(Stored items)
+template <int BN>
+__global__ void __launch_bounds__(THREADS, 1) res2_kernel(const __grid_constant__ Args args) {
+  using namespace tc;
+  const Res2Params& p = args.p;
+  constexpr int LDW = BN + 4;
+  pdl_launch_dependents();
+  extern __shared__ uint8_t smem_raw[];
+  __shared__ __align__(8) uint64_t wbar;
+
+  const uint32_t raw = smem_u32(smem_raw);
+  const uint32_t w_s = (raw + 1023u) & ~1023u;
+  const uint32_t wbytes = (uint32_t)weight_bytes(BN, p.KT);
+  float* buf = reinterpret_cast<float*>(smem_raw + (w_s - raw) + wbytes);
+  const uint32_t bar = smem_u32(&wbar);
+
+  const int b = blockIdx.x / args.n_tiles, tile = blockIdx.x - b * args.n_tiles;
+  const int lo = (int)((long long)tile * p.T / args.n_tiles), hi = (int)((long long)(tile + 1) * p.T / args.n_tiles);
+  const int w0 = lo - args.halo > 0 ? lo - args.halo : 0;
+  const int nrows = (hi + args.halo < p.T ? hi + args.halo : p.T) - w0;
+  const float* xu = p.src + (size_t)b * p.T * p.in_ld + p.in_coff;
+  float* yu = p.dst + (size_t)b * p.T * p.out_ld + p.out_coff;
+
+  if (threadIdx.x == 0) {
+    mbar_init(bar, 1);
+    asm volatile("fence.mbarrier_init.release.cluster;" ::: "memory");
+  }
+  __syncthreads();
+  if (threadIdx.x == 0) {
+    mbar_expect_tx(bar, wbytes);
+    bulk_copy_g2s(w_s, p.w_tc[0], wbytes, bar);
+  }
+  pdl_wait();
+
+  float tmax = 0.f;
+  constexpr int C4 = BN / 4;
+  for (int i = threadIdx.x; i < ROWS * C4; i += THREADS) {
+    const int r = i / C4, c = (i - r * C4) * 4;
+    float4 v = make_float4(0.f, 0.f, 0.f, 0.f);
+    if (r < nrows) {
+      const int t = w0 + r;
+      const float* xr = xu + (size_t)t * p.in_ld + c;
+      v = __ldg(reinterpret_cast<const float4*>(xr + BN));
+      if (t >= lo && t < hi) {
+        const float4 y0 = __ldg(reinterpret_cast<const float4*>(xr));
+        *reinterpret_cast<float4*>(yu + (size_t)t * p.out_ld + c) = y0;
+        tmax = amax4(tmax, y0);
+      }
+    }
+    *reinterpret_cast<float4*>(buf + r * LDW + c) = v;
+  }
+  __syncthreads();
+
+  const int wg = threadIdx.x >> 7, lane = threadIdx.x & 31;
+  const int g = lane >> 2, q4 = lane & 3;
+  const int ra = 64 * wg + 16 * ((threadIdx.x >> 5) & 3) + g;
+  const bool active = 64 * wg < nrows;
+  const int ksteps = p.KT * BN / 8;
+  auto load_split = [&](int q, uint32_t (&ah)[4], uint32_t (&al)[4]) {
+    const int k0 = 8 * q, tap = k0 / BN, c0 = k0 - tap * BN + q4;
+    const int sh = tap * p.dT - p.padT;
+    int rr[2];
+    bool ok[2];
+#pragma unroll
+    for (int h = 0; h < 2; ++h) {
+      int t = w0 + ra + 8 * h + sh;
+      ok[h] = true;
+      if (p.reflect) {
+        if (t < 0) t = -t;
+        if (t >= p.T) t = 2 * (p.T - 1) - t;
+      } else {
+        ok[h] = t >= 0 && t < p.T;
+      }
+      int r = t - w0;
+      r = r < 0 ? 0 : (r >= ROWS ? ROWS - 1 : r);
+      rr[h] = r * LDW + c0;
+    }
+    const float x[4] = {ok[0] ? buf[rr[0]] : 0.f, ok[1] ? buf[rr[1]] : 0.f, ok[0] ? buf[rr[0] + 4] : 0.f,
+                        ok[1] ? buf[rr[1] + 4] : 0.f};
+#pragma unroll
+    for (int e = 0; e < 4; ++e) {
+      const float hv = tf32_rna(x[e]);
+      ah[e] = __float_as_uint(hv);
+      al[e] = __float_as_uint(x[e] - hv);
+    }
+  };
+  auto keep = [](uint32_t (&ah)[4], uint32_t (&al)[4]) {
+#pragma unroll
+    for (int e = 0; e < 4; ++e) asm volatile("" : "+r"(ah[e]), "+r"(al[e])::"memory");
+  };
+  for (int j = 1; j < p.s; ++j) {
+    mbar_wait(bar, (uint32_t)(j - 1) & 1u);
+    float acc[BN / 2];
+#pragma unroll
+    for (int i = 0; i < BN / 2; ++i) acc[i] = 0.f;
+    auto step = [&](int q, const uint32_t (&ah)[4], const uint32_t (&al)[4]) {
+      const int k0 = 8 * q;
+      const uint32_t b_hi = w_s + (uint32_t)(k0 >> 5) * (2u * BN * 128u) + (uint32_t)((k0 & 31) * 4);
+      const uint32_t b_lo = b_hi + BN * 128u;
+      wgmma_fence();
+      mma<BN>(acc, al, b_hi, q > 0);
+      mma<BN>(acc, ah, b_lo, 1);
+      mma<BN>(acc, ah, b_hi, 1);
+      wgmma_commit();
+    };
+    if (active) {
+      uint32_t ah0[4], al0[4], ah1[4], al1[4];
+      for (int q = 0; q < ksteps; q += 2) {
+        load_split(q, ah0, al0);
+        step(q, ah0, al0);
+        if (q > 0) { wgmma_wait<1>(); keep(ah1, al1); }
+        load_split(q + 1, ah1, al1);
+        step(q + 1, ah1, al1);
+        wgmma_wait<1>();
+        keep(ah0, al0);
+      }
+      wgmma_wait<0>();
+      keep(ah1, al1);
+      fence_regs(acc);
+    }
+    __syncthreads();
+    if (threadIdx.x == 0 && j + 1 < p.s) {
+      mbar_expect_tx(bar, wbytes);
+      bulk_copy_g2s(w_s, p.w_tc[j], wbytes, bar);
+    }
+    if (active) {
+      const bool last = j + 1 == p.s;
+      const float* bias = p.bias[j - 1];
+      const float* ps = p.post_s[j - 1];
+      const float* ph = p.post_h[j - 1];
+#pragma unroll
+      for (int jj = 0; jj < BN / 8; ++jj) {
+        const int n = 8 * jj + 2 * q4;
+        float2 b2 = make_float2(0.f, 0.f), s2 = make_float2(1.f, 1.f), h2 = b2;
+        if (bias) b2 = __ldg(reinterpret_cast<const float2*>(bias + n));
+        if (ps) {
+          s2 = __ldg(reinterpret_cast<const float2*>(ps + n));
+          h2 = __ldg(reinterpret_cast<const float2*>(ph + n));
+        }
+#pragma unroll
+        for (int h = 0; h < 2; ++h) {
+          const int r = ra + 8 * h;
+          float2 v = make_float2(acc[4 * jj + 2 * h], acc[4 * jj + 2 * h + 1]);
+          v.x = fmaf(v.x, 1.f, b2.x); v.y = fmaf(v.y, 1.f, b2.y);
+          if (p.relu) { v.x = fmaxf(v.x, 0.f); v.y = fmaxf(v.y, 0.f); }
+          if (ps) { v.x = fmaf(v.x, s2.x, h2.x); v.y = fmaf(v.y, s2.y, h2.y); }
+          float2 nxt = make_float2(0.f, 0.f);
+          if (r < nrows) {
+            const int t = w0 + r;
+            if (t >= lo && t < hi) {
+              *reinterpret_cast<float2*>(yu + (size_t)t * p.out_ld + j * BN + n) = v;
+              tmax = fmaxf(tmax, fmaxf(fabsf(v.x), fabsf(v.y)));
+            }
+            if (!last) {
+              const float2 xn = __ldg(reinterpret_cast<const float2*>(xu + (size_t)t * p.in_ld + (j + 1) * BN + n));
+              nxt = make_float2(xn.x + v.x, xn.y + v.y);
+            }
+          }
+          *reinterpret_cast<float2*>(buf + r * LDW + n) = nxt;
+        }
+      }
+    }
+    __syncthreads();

**Exercise brief:** Filter the entries and copy each line with "bool".

**Answer below:**
+  const bool active = 64 * wg < nrows;
+    bool ok[2];
+      const bool last = j + 1 == p.s;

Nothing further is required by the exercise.